He walked as if still in a daze, no longer looking back, the collapsed building by now lost in the distance. Bird calls came from the woods around him and occasionally there was the rustle of some foraging creature in the undergrowth. Not a single cloud blemished the sky that morning and, even looking away from the sun, its azure hurt the eye.

He wiped a hand across his cheek, smudging the dirt there with his own tears, and his mind fought to subdue the images from the nightmare. His foot slipped in the mud, but he recovered and kept walking.
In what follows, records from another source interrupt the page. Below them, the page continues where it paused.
## Replace linear comparison-sum table index searches with arithmetic guess plus one correction

Each breakpoint index search in the lookup tables used to be a sum of up to twenty double-precision comparisons. It now computes a guess arithmetically: a float affine map and clamp for uniform grids, or a popcount of a precomputed bitmask over a fine grid for non-uniform ones. A single table comparison then corrects the guess. This cuts the FP64 compare work, which is slow on this GPU, in the plant right-hand side. In exchange it adds dependent table loads and relies on the generated masks and scale factors matching the breakpoints exactly.

```diff
diff --git a/serl_b200/csrc/gen/plant_rhs_common.h b/serl_b200/csrc/gen/plant_rhs_common.h
--- a/serl_b200/csrc/gen/plant_rhs_common.h
+++ b/serl_b200/csrc/gen/plant_rhs_common.h
@@ -102,13 +102,15 @@
     const bool v83 = v61 <= PLANT_K(21);
     const real v84 = (PLANT_K(22) > v61) ? PLANT_K(22) : v61;
     const real v85 = v83 ? v84 : PLANT_K(21);
-    const int i86 = (PLANT_K(23) <= va_eff) + (PLANT_K(24) <= va_eff) + (PLANT_K(25) <= va_eff) + (PLANT_K(26) <= va_eff) + (PLANT_K(27) < va_eff) + (PLANT_K(28) < va_eff) + (PLANT_K(29) < va_eff) + (PLANT_K(30) < va_eff) + (PLANT_K(31) < va_eff) + (PLANT_K(32) < va_eff) + (PLANT_K(33) < va_eff) + (PLANT_K(34) < va_eff) + (PLANT_K(35) < va_eff) + (PLANT_K(36) < va_eff) + (PLANT_K(37) < va_eff) + (PLANT_K(38) < va_eff) + (PLANT_K(39) < va_eff) + (PLANT_K(40) < va_eff) + (PLANT_K(41) < va_eff) + (PLANT_K(42) < va_eff);
+    const int g86 = __builtin_popcount(0x7eaad555u & ((1u << (int)fminf(fmaxf(((float)va_eff - -0x1.0cb7a80000000p-4f) * 0x1.bbf7920000000p+6f, 0.0f), 31.0f)) - 1u));
+    const int i86 = g86 + ((PLANT_TAB(T22_5c868420f9)[g86 + 1] < va_eff) | ((PLANT_TAB(T22_5c868420f9)[g86 + 1] == va_eff) & (g86 < 4)));
     const real d87 = va_eff - PLANT_TAB(T22_5c868420f9)[i86];
     const real v88 = PLANT_TAB(D21_27418f9aeb)[i86] * d87 + PLANT_TAB(D22_5dc32f41be)[i86];
     const real v89 = v52 * PLANT_K(43);
     const bool v90 = 0x1.5000000000000p+4 > v8;
     const real v91 = v90 ? v8 : 0x1.5000000000000p+4;
-    const int i92 = (PLANT_K(44) < v45) + (0x1.0000000000000p-2 < v45) + (PLANT_K(45) < v45) + (PLANT_K(46) < v45) + (PLANT_K(47) < v45) + (PLANT_K(14) < v45) + (0x1.8000000000000p-1 < v45) + (PLANT_K(48) < v45) + (PLANT_K(49) < v45) + (PLANT_K(50) < v45) + (PLANT_K(51) < v45) + (PLANT_K(52) < v45) + (PLANT_K(53) < v45) + (0x1.2000000000000p+0 < v45) + (PLANT_K(54) < v45) + (PLANT_K(55) < v45) + (PLANT_K(56) < v45) + (PLANT_K(57) < v45) + (PLANT_K(58) < v45) + (PLANT_K(59) < v45);
+    const int g92 = __builtin_popcount(0x5eef54a5u & ((1u << (int)fminf(fmaxf(((float)v45 - 0x1.0860440000000p-3f) * 0x1.7e96ec0000000p+4f, 0.0f), 31.0f)) - 1u));
+    const int i92 = g92 + (PLANT_TAB(T22_24d1897348)[g92 + 1] < v45);
     const real d93 = v45 - PLANT_TAB(T22_24d1897348)[i92];
     const int k94 = i92 + 22 * i86;
     const real a95 = PLANT_TAB(D484_50bc08c548)[k94] * d93 + PLANT_TAB(T484_e8c2fe5251)[k94];
@@ -155,7 +157,8 @@
     const real b140 = PLANT_TAB(D36_5fc06ada40)[k138 + 6] * d135 + PLANT_TAB(T36_ddc4c6a7a6)[k138 + 6];
     const real v141 = (b140 - a139) * PLANT_TAB(D5_1484877d05)[i136] * d137 + a139;
     const real v142 = v132 + v141;
-    const int i143 = (PLANT_K(67) <= v129) + (PLANT_K(68) <= v129) + (PLANT_K(69) <= v129) + (PLANT_K(70) <= v129) + (PLANT_K(71) <= v129) + (PLANT_K(72) <= v129) + (PLANT_K(73) <= v129) + (0x0.0p+0 < v129) + (PLANT_K(74) < v129) + (PLANT_K(75) < v129) + (PLANT_K(76) < v129) + (PLANT_K(77) < v129) + (PLANT_K(65) < v129) + (PLANT_K(34) < v129) + (PLANT_K(37) < v129);
+    const int g143 = __builtin_popcount(0x8db5b11u & ((1u << (int)fminf(fmaxf(((float)v129 - -0x1.70e77e0000000p-3f) * 0x1.634d060000000p+6f, 0.0f), 31.0f)) - 1u));
+    const int i143 = g143 + ((PLANT_TAB(T17_9fa2ca8802)[g143 + 1] < v129) | ((PLANT_TAB(T17_9fa2ca8802)[g143 + 1] == v129) & (g143 < 7)));
     const real d144 = v129 - PLANT_TAB(T17_9fa2ca8802)[i143];
     const real v145 = PLANT_TAB(D16_9201320bd9)[i143] * d144 + PLANT_TAB(D17_443f42fa49)[i143];
     const real v146 = v142 + v145;
@@ -171,7 +174,8 @@
     const int i156 = (PLANT_K(78) < va_eff);
     const real d157 = va_eff - PLANT_TAB(T3_01314fdb74)[i156];
     const real v158 = PLANT_TAB(D2_4ae71336e4)[i156] * d157 + PLANT_TAB(D3_7420e5c3cd)[i156];
-    const int i159 = (0x1.0000000000000p+0 < v91) + (0x1.0000000000000p+1 < v91) + (0x1.8000000000000p+1 < v91) + (0x1.4000000000000p+2 < v91) + (0x1.e000000000000p+2 < v91) + (0x1.4000000000000p+3 < v91) + (0x1.e000000000000p+3 < v91) + (0x1.5000000000000p+4 < v91);
+    const int g159 = __builtin_popcount(0x8afu & ((1u << (int)fminf(fmaxf(((float)v91 - 0x1.5555560000000p-2f) * 0x1.8000000000000p-1f, 0.0f), 15.0f)) - 1u));
+    const int i159 = g159 + (PLANT_TAB(T10_5ffeecef32)[g159 + 1] < v91);
     const real d160 = v91 - PLANT_TAB(T10_5ffeecef32)[i159];
     const real v161 = PLANT_TAB(D9_2bc5ba4b15)[i159] * d160 + PLANT_TAB(T10_e7bef5a0a6)[i159];
     const real v162 = v161 * v158;
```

When he had come to some time before, he had found himself lying by the side of the track under the cover of trees. He vaguely remembered having been dragged there by Phelan during the night to escape from the worst of the storm, the Irishman talking to him, telling him something, the words difficult to recall. Something about being too late again … but at least some were saved … and now it was finished, it was over … It made no sense to him, but maybe it would when
the ache had left his head and his thoughts had settled. He wondered why Phelan had left him.
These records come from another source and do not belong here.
constexpr int WH = 2 * FH;
constexpr int kBlockW = 512;
template <class MM>
__global__ __launch_bounds__(kBlockW, 1) void edge_t32_h256p_k(
    int64_t M, const float* __restrict__ X, const void* __restrict__ Wp, const float* __restrict__ bias,
    float* __restrict__ Y, const float* __restrict__ P, const int32_t* __restrict__ isrc,
    const int32_t* __restrict__ idst, double* __restrict__ partials, int nchunk, int64_t tiles_per_chunk) {
  __shared__ __attribute__((aligned(16))) unsigned char xraw[2 * MM::kImgBytes];
  __shared__ float os[2 * ER3 * FP];
  __shared__ int sd[2][2 * ER3];
  __shared__ float rinv[2][ER3];
  const int tid = threadIdx.x, lane = tid & 63;
  const int wave = __builtin_amdgcn_readfirstlane(tid >> 6);
  const int li = lane & 31, lg = lane >> 5;
  const int cb = wave & 3, kh = wave >> 2;
  const int xcd = blockIdx.x % kXcds, jj = blockIdx.x / kXcds;
  const int J = jj & 1, chunk = xcd * (nchunk / kXcds) + (jj >> 1);
  const int64_t ntiles = (M + ER3 - 1) / ER3;
  const int64_t tb0 = (int64_t)chunk * tiles_per_chunk;
  const int64_t tb1 = min(ntiles, tb0 + tiles_per_chunk);
  const int64_t nfull = min(tb1, M / ER3);
  const int srow = tid >> 6, sc = (tid & 63) * 4;
  unsigned char* const simg = xraw + (sc >> 7) * MM::kImgBytes;
  const int slc4 = sc & (FH - 1);
  const int erow = tid >> 5, ec4 = (tid & 31) * 4;
  const int64_t Mlast = M - 1;
  const int32_t* const ibase = (lane & 32) ? idst : isrc;

  typename MM::Frag wf;
  MM::load_w(wf, Wp, (J * 2 + kh) * 4 + cb, lane);
  const float4 b4 = ld4(bias + J * FH + ec4);
  float4 ci4 = f4(1.f);
  if constexpr (MM::kScaled) ci4 = MM::col_inv4(Wp, J * 2 * 4, ec4);
  auto stage = [&](int buf, int r, const float4& v) __attribute__((always_inline)) {
    if constexpr (MM::kScaled) h2_stage_row64(simg, 32 * buf + r, slc4, v, &rinv[buf][r], (tid & 63) == 0);
    else MM::stage(simg, 32 * buf + r, slc4, v);
  };
  float4 pre[2][4];
  int pidx[2] = {0, 0};
  auto prefetch = [&](float4 (&buf)[4], int& idx, int64_t tile) __attribute__((always_inline)) {
    const int64_t r0 = (tile < tb1 ? tile : tb1 - 1) * ER3;
#pragma unroll
    for (int it = 0; it < 4; ++it) buf[it] = ld4(X + clampi(r0 + srow + 8 * it, Mlast) * WH + sc);
    idx = ibase[clampi(r0 + (lane & 31), Mlast)];
  };
  Stat4 st;
  st.zero();
  auto body = [&](auto tag, float4 (&nbuf)[4], int& nidx, int64_t tile, int hb) __attribute__((always_inline)) {
    constexpr bool FULL = decltype(tag)::value;
    const int64_t r0 = tile * ER3;
    floatx16 acc;
#pragma unroll
    for (int e = 0; e < 16; ++e) acc[e] = 0.f;
    float ri[2] = {1.f, 1.f};
    if constexpr (MM::kScaled) { ri[0] = rinv[hb][erow]; ri[1] = rinv[hb][erow + 16]; }
    if constexpr (MM::kScaled) {
      const _Float16* p0 = reinterpret_cast<const _Float16*>(xraw + kh * MM::kImgBytes) + (32 * hb + li) * BP + 8 * lg;
      h16x8 a0[2];
#pragma unroll
      for (int s_ = 0; s_ < 2; ++s_) a0[s_] = *reinterpret_cast<const h16x8*>(p0 + s_ * BIMG);
#pragma unroll
      for (int c = 0; c < BKC; ++c) {
        h16x8 n0[2];
#pragma unroll
        for (int s_ = 0; s_ < 2; ++s_) n0[s_] = c + 1 < BKC ? *reinterpret_cast<const h16x8*>(p0 + s_ * BIMG + 16 * (c + 1)) : a0[s_];
        __builtin_amdgcn_sched_barrier(0);
        mfh(acc, a0[1], wf.w[c][0]);
        if (c < 4) stage(hb ^ 1, srow + 8 * c, nbuf[c]);
        mfh(acc, a0[0], wf.w[c][1]);
        mfh(acc, a0[0], wf.w[c][0]);
#pragma unroll
        for (int s_ = 0; s_ < 2; ++s_) a0[s_] = n0[s_];
        __builtin_amdgcn_sched_barrier(0);
      }
    } else {
      const __bf16* p0 = reinterpret_cast<const __bf16*>(xraw + kh * MM::kImgBytes) + (32 * hb + li) * BP + 8 * lg;
      bf16x8 a0[3];
#pragma unroll
      for (int s_ = 0; s_ < 3; ++s_) a0[s_] = *reinterpret_cast<const bf16x8*>(p0 + s_ * BIMG);
#pragma unroll
      for (int c = 0; c < BKC; ++c) {
        bf16x8 n0[3];
#pragma unroll
        for (int s_ = 0; s_ < 3; ++s_) n0[s_] = c + 1 < BKC ? *reinterpret_cast<const bf16x8*>(p0 + s_ * BIMG + 16 * (c + 1)) : a0[s_];
        __builtin_amdgcn_sched_barrier(0);
        mfb(acc, a0[2], wf.w[c][0]);
        mfb(acc, a0[0], wf.w[c][2]);
        mfb(acc, a0[1], wf.w[c][1]);
        if (c < 4) stage(hb ^ 1, srow + 8 * c, nbuf[c]);
        mfb(acc, a0[1], wf.w[c][0]);
        mfb(acc, a0[0], wf.w[c][1]);
        mfb(acc, a0[0], wf.w[c][0]);
#pragma unroll
        for (int s_ = 0; s_ < 3; ++s_) a0[s_] = n0[s_];
        __builtin_amdgcn_sched_barrier(0);
      }
    }
    float4 g1[2], g2[2];
#pragma unroll
    for (int it = 0; it < 2; ++it) {
      const int row = erow + 16 * it;
      const int64_t s_ = sd[hb][row], d_ = sd[hb][ER3 + row];
      g1[it] = ld4(P + s_ * (5 * WH) + 3 * WH + J * FH + ec4);
      g2[it] = ld4(P + d_ * (5 * WH) + 4 * WH + J * FH + ec4);
    }
    if (wave == 0) sd[hb ^ 1][lane] = nidx;
    prefetch(nbuf, nidx, tile + 3);
    __syncthreads();
    float* const oh = os + kh * (ER3 * FP);
#pragma unroll
    for (int e = 0; e < 16; ++e) oh[((e & 3) + 8 * (e >> 2) + 4 * lg) * FP + cb * 32 + li] = acc[e];
    __syncthreads();
#pragma unroll
    for (int it = 0; it < 2; ++it) {
      const int row = erow + 16 * it;
      const int64_t grow = r0 + row;
      float4 v = ld4(os + row * FP + ec4) + ld4(os + ER3 * FP + row * FP + ec4);
      if constexpr (MM::kScaled) v = v * (ci4 * ri[it]);
      v = v + b4 + g1[it] + g2[it];
      if (FULL || grow < M) {
        st4_nt(Y + grow * WH + J * FH + ec4, v);
        st.add_prod(v, v);
      }
    }
  };
  if (tb0 < tb1) {
    prefetch(pre[0], pidx[0], tb0);
    prefetch(pre[1], pidx[1], tb0 + 1);
#pragma unroll
    for (int it = 0; it < 4; ++it) stage(0, srow + 8 * it, pre[0][it]);
    if (wave == 0) sd[0][lane] = pidx[0];
    prefetch(pre[0], pidx[0], tb0 + 2);
    __syncthreads();
  }
  int64_t tile = tb0;
  for (; tile + 2 <= nfull; tile += 2) {
    body(full_t{}, pre[1], pidx[1], tile, 0);
    body(full_t{}, pre[0], pidx[0], tile + 1, 1);
  }
  int hb = 0;
  for (; tile < tb1; ++tile, hb ^= 1) {
    if (hb == 0) body(ragged_t{}, pre[1], pidx[1], tile, 0);
    else body(ragged_t{}, pre[0], pidx[0], tile, 1);
  }
  __syncthreads();
#pragma unroll
  for (int i = 0; i < 4; ++i) {
    st.a[i] += __shfl_xor(st.a[i], 32, 64);
    st.b[i] += __shfl_xor(st.b[i], 32, 64);
  }
  double* red = reinterpret_cast<double*>(xraw);
// ... 740 lines not shown
  static_assert(!MM::kSplit, "the split mode has its own weight-gradient kernel (tn_tr_k)");
  __shared__ __attribute__((aligned(16))) unsigned char raw[MM::kTnBytes];
  float* as = reinterpret_cast<float*>(raw);
  float* bs = as + FTR * FP;
  const int tid = threadIdx.x, lane = tid & 63;
  const int wave = __builtin_amdgcn_readfirstlane(tid >> 6);
  const int li = lane & 31, lg = lane >> 5;
  const int wn = wave >> 1, wc = wave & 1;
  const int xcd = blockIdx.x % kXcds, j = blockIdx.x / kXcds;
  const int cg = j % ncg, slot = xcd * (nslot / kXcds) + j / ncg;
  const int64_t ntiles = (M + FTR - 1) / FTR;
  const int64_t tb0 = (int64_t)slot * tiles_per_slot;
  const int64_t tb1 = min(ntiles, tb0 + tiles_per_slot);
  const int lrow = tid >> 5, lc4 = (tid & 31) * 4;
  const int64_t Mlast = M - 1;
  floatx16 tn[2][2];
#pragma unroll
  for (int a = 0; a < 2; ++a)
#pragma unroll
    for (int b = 0; b < 2; ++b)
#pragma unroll
      for (int e = 0; e < 16; ++e) tn[a][b][e] = 0.f;
  double c0 = 0.0, c1 = 0.0, c2 = 0.0, c3 = 0.0;
  constexpr int DEPTH = 1;
  float4 pa[DEPTH][8], pb[DEPTH][8];
  auto prefetch = [&](float4 (&qa)[8], float4 (&qb)[8], int64_t tile) __attribute__((always_inline)) {
    const int64_t r0 = (tile < tb1 ? tile : tb1 - 1) * FTR;
#pragma unroll
    for (int it = 0; it < 8; ++it) {
      const int64_t r = clampi(r0 + MM::row(lrow, it), Mlast);
      qa[it] = ld4(A + r * lda + cg * FH + lc4);
      qb[it] = ld4(B + r * FH + lc4);
    }
  };
  auto step = [&](float4 (&qa)[8], float4 (&qb)[8], int64_t tile) __attribute__((always_inline)) {
    const int64_t r0 = tile * FTR;
    __syncthreads();
#pragma unroll
    for (int it = 0; it < 8; ++it) {
      const bool ok = r0 + MM::row(lrow, it) < M;
      if (!ok) qa[it] = f4(0.f);
      const float4 av = qa[it];
      c0 += (double)av.x; c1 += (double)av.y; c2 += (double)av.z; c3 += (double)av.w;
      st4(as + MM::row(lrow, it) * FP + lc4, av);
      st4(bs + MM::row(lrow, it) * FP + lc4, qb[it]);
    }
    __syncthreads();
    prefetch(qa, qb, tile + DEPTH);
    mma_tn64(as, bs, tn, wn, wc, li, lg);
  };
  if (tb0 < tb1) {
#pragma unroll
    for (int d = 0; d < DEPTH; ++d) prefetch(pa[d], pb[d], tb0 + d);
    int64_t tile = tb0;
    for (; tile + DEPTH <= tb1; tile += DEPTH) {
#pragma unroll
      for (int d = 0; d < DEPTH; ++d) step(pa[d], pb[d], tile + d);
    }
    if (DEPTH == 2 && tile < tb1) step(pa[0], pb[0], tile);
  }
  float* sl = slab + (size_t)(cg * nslot + slot) * FH * FH;
  tn_store_slab<MM>(sl, tn, wn, wc, li, lg);
  __syncthreads();
  double* red = reinterpret_cast<double*>(raw);
  red[lrow * FH + lc4 + 0] = c0;
  red[lrow * FH + lc4 + 1] = c1;
  red[lrow * FH + lc4 + 2] = c2;
  red[lrow * FH + lc4 + 3] = c3;
  __syncthreads();
  if (tid < FH) {
    double s_ = 0.0;
#pragma unroll
    for (int k = 0; k < 8; ++k) s_ += red[k * FH + tid];
    partials[(size_t)(cg * nslot + slot) * FH + tid] = s_;
  }
}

His shirt and trousers already beginning to stiffen as they dried, he went on. At times his steps were uncertain, his mind confused, and when visions of Grace finally overwhelmed him, he dropped to his knees, and clawed his fingers into the moist earth. He wept.

 

The front door of the Lodge House was still open and for a wild, irrational moment, he wondered if he would find Grace inside. It was a madness, and he did not even pause outside the gate; she was gone, lost to him forever, and the time of madness had gone too. He turned into the narrow road that led to the village.
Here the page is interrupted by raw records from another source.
@@ -232,10 +289,22 @@
 
     bf16x8 wq[3][C / 16];
     split_weight<C>(a.wqkv, wave * 32 + l31, lh, wq);
-    float treg[HID / 2];
     const float* tb = a.tt + (int64_t)seq * HID * C;
-#pragma unroll
-    for (int ks = 0; ks < HID / 2; ++ks) treg[ks] = tb[(2 * ks + lh) * C + rt * 32 + l31];
+    float treg[SPLIT_Y ? 1 : HID / 2];
+    bf16x8 tf[3][SPLIT_Y ? HID / 16 : 1];
+    if constexpr (SPLIT_Y) {
+#pragma unroll
+        for (int s = 0; s < HID / 16; ++s)
+#pragma unroll
+            for (int e = 0; e < 8; ++e) {
+                __bf16 h, m, l;
+                split3(tb[(16 * s + 8 * lh + e) * C + rt * 32 + l31], h, m, l);
+                tf[0][s][e] = h; tf[1][s][e] = m; tf[2][s][e] = l;
+            }
+    } else {
+#pragma unroll
+        for (int ks = 0; ks < HID / 2; ++ks) treg[ks] = tb[(2 * ks + lh) * C + rt * 32 + l31];
+    }
     for (int c = tid; c < C; c += NT) {
         bg[c] = a.bo ? a.bo[c] : 0.f;
         bg[C + c] = a.g_post ? a.g_post[c] : 1.f;
@@ -246,10 +315,10 @@
     float xv[C / 4];
     if (t0 < t1) fetch_tile<C>(xseq + (int64_t)t0 * TT, a.sc, tid, xv);
     for (int tile = t0; tile < t1; ++tile) {
-        norm_tile_x3<C>(xv, a.g_pre, a.pre_mode, a.eps, nullptr, xt, xr, red, tid);
+        norm_tile_x3<C>(xv, a.g_pre, a.pre_mode, a.eps, nullptr, xt, nullptr, xr, red, tid);
         if (tile + 1 < t1) fetch_tile<C>(xseq + (int64_t)(tile + 1) * TT, a.sc, tid, xv);
         f32x16 qacc[2];
-        project_x3<C, false, (C == 64 ? PRE_OUT64 : 0)>(wq, xt, l31, lh, qacc);
+        project_x3<C, false, (C == 64 ? pre_out64(SPLIT_Y) : 0)>(wq, xt, l31, lh, qacc);
 #pragma unroll
         for (int j = 0; j < 2; ++j) {
             float m = fmaxf(qacc[j][0], qacc[j][1]);
@@ -274,9 +343,31 @@
 #pragma unroll
             for (int r = 0; r < 16; r += 2) {
                 const la_f2 o2 = la_f2{qacc[j][r], qacc[j][r + 1]} * f2;
-                qs[(wave * 32 + (r & 3) + 8 * (r >> 2) + 4 * lh) * XP + j * 32 + l31] = o2.x;
-                qs[(wave * 32 + ((r + 1) & 3) + 8 * ((r + 1) >> 2) + 4 * lh) * XP + j * 32 + l31] = o2.y;
-            }
+                if constexpr (SPLIT_Y) {
+                    qacc[j][r] = o2.x; qacc[j][r + 1] = o2.y;
+                } else {
+                    qs[(wave * 32 + (r & 3) + 8 * (r >> 2) + 4 * lh) * XP + j * 32 + l31] = o2.x;
+                    qs[(wave * 32 + ((r + 1) & 3) + 8 * ((r + 1) >> 2) + 4 * lh) * XP + j * 32 + l31] = o2.y;
+                }
+            }
+        }
+        if constexpr (SPLIT_Y) {
+            __syncthreads();
+#pragma unroll
+            for (int j = 0; j < 2; ++j)
+#pragma unroll
+                for (int g4 = 0; g4 < 4; ++g4) {
+                    bf16x4 qv[3];
+#pragma unroll
+                    for (int e = 0; e < 4; ++e) {
+                        __bf16 h, m, l;
+                        split3(qacc[j][4 * g4 + e], h, m, l);
+                        qv[0][e] = h; qv[1][e] = m; qv[2][e] = l;
+                    }
+#pragma unroll
+                    for (int p = 0; p < 3; ++p)
+                        *reinterpret_cast<bf16x4*>(qt + p * qpiece_e + (j * 32 + l31) * QP + wave * 32 + 8 * g4 + 4 * lh) = qv[p];
+                }
         }
         __syncthreads();
         f32x16 yacc[TPW];
@@ -284,11 +375,28 @@
         for (int u = 0; u < TPW; ++u)
 #pragma unroll
             for (int r = 0; r < 16; ++r) yacc[u][r] = bg[rt * 32 + (r & 3) + 8 * (r >> 2) + 4 * lh];
-#pragma unroll
-        for (int ks = 0; ks < HID / 2; ++ks)
-#pragma unroll
-            for (int u = 0; u < TPW; ++u)
-                yacc[u] = __builtin_amdgcn_mfma_f32_32x32x2f32(treg[ks], qs[(2 * ks + lh) * XP + (ct0 + u) * 32 + l31], yacc[u], 0, 0, 0);
+        if constexpr (SPLIT_Y) {
+            const bf16x8* qp = reinterpret_cast<const bf16x8*>(qt) + (ct0 * 32 + l31) * (QP / 8) + lh;
+#pragma unroll
+            for (int s = 0; s < HID / 16; ++s) {
+                bf16x8 qf[3][TPW];
+#pragma unroll
+                for (int p = 0; p < 3; ++p)
+#pragma unroll
+                    for (int u = 0; u < TPW; ++u) qf[p][u] = qp[p * (qpiece_e / 8) + u * 32 * (QP / 8) + 2 * s];
+#pragma unroll
+                for (int k = 0; k < 6; ++k)
+#pragma unroll
+                    for (int u = 0; u < TPW; ++u)
+                        yacc[u] = __builtin_amdgcn_mfma_f32_32x32x16_bf16(tf[PA[k]][s], qf[PB[k]][u], yacc[u], 0, 0, 0);
+            }
+        } else {
+#pragma unroll
+            for (int ks = 0; ks < HID / 2; ++ks)
+#pragma unroll
+                for (int u = 0; u < TPW; ++u)
+                    yacc[u] = __builtin_amdgcn_mfma_f32_32x32x2f32(treg[ks], qs[(2 * ks + lh) * XP + (ct0 + u) * 32 + l31], yacc[u], 0, 0, 0);
+        }
         if (a.post_mode >= 0) {
             float st[TPW];
 #pragma unroll
@@ -372,38 +480,69 @@
     }
 }
 
-size_t lds_ctx(int C) { return sizeof(__bf16) * (size_t)(3 * piece_e(C)) + sizeof(float) * (size_t)(C * XP + 8 * TT + 2 * C); }
-size_t lds_out(int C) { return sizeof(__bf16) * (size_t)(3 * piece_e(C)) + sizeof(float) * (size_t)(HID * XP + 8 * TT + C * XP + 2 * C); }
-static_assert((sizeof(__bf16) * 3 * piece_e(64)) % 16 == 0 && (sizeof(__bf16) * 3 * piece_e(128)) % 16 == 0, "the fp32 images start on 16 bytes");
-static_assert(2 * (sizeof(__bf16) * 3 * piece_e(64) + sizeof(float) * (HID * XP + 8 * TT + 64 * XP + 2 * 64)) <= 160 * 1024, "la_x3_out<64>: two per CU");
+constexpr bool SHIP_SPLIT_M = true, SHIP_SPLIT_Y = true;
+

The tower of St Giles’ rose above the treetops, but he averted his gaze. Only when he reached the lychgate and the sharp
kaa
of a crow startled him did he look through the opening at the old church. The carrion crow was perched on a headstone not far from the porch, its dagger-like bill stabbing at the air in short, jerky movements. It became still, its black eye observing the observer.

Then it was gone, powerful thrusts of its wings taking it high over the tower, its cry becoming remote, a faint echo without resonance and of no significance.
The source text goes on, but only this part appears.